I now pass to some other considerations relative to the influence of the anatomy of systems in diseases.
Since every organized texture has every where the same arrangement; since, whatever be its situation, it has the same structure and the same properties, it is evident that its diseases must be every where the same. It makes no difference, that the serous texture is connected with the brain by the tunica arachnoides, with the lungs by the pleura, with the heart by the pericardium, with the gastric viscera by the peritoneum, &c. every where it is inflamed in the same manner; every where dropsies take place in the same way; every where it is subject to a species of eruption of little whitish tubercles, like the miliary, of which I believe there has been no description, but which deserves great attention; I have already many times observed this peculiar eruption of the serous texture, which is generally of a chronic character, like most of the cutaneous eruptions; I shall speak of it hereafter. Whatever may be the organ that the mucous texture invests, its affections have in general the same character, excepting the difference only that arises from variety of structure. I will say the same of the fibrous, cartilaginous textures, &c. Mr. Pinel appears to me to have done much for the art, in being the first who arranged inflammations in the order of the systems, and embracing in one general view all those of the same system, whatever may be the organs in which it is found.

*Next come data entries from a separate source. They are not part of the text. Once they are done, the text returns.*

int launch_groupnorm(const void* x1, const void* x2, int c1, int c2, const float* gamma, const float* beta, void* out, int b,
                     int hw, int groups, float eps, int silu, float* scratch, int dtype, hipStream_t s) {
  if (dtype == ETAINV_F32) return launch_groupnorm_f32(x1, x2, c1, c2, gamma, beta, out, b, hw, groups, eps, silu, scratch, s);
  const int C = c1 + c2;
  ETAINV_CHECK(x1 && gamma && beta && out && scratch, "null pointer");
  ETAINV_CHECK(c1 % 8 == 0 && c2 % 8 == 0 && C % groups == 0 && groups <= 64, "channel layout");
  ETAINV_CHECK((C >> 3) <= 64 * GN_MAX_VEC_PER_LANE, "C too large");
  ETAINV_CHECK(c2 == 0 || x2, "second source missing");
  int chunks = std::min(GN_MAX_CHUNKS, std::max(1, std::min(hw / 8, 1024 / std::max(1, b))));
  float* partial = scratch;
  const size_t lds = (size_t)4 * C * 2 * sizeof(float);
  const int chunks_apply = std::max(1, std::min(hw / 4, std::max(chunks, gn_apply_blocks() / std::max(1, b))));
  ProfScope prof(PROF_GROUPNORM, 2.0 * 2.0 * (double)b * hw * C, s);
  const int vpl = ((C >> 3) + 63) / 64;
#define ETAINV_GN_LAUNCH(VPL_)                                                                                                             \
  {                                                                                                                                        \
    allow_dynamic_lds<&gn_stats_kernel<T, VPL_>>(4 * 64 * VPL_ * 8 * 2 * 4);                                                               \
    hipLaunchKernelGGL((gn_stats_kernel<T, VPL_>), dim3(chunks, b), dim3(256), lds, s, (const T*)x1, (const T*)x2, c1, c2, hw, groups, partial); \
  }
#define ETAINV_GN_APPLY(VPL_)                                                                                                              \
  hipLaunchKernelGGL((gn_apply_kernel<T, VPL_>), dim3(chunks_apply, b), dim3(256), 0, s, (const T*)x1, (const T*)x2, c1, c2, hw, groups,     \
                     (const float*)partial, chunks, (float)hw * (float)(C / groups), eps, gamma, beta, silu, (T*)out);
  ETAINV_DISPATCH_HALF(dtype, T, switch (vpl) {
    case 1: ETAINV_GN_LAUNCH(1) break;
    case 2: ETAINV_GN_LAUNCH(2) break;
    case 3: ETAINV_GN_LAUNCH(3) break;
    case 4: ETAINV_GN_LAUNCH(4) break;
    default: ETAINV_GN_LAUNCH(5) break;
  } switch (gn_apply_mode(C)) {
    case 0: ETAINV_GN_APPLY(0) break;
    case 1: ETAINV_GN_APPLY(1) break;
    case 2: ETAINV_GN_APPLY(2) break;
    case 3: ETAINV_GN_APPLY(3) break;
    case 4: ETAINV_GN_APPLY(4) break;
    default: ETAINV_GN_APPLY(5) break;
  });
#undef ETAINV_GN_APPLY
#undef ETAINV_GN_LAUNCH
  ETAINV_LAUNCH_CHECK();
  return 0;
}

There are always two orders of symptoms in inflammations; 1st. those that belong to the nature of the diseased textures; 2d. those which depend upon the affected organ, in which the inflammation exists. For example, the kind of pain, the nature of the accompanying fever, the duration, the termination, &c. are almost always the same, whatever serous surface is affected. But difficulty of breathing, dry cough, &c. prove it to be the pleura; diarrhœa, constipation, vomiting, &c. that it is the peritoneum; injury of the intellectual functions, that it is the tunica arachnoides; irregular pulse, that it is the pericardium, &c. The first belong to the whole class, the second set of symptoms is confined exclusively to this or that particular sort; now the second are, if we may so say, accessory, depending upon the proximity of the affected texture with some other texture. The first are particularly important.
Medicine has yet much to do, in its researches upon the inflammation of the different textures. We are well acquainted with that of the cellular, the cutaneous, the serous, and the mucous; but that of the others is very obscure. It is yet to be ascertained, which is attacked, the fibrous or muscular, in rheumatism. I am inclined to think that it is the first. Almost every thing remains to be known in the cartilaginous, the synovial, the arterial, the venous, &c. as it respects their inflammatory phenomena.
In making these researches, it will be necessary to establish one important distinction; that is, 1st. that certain textures, as the osseous, the muscular of animal life, &c. are precisely the same in all the organs in which they are found, and consequently that their diseases must be the same; 2d. that others, as the cutaneous, the serous, the mucous, &c. experience, according to the organs to which they belong, some variety of structure and vital properties, which necessarily modify the general phenomena of the class of diseases that belong to these textures; 3d. that others, as the glandular, the muscular of organic life, &c. are very different in each organ; and that their general symptoms and class of diseases must consequently differ considerably.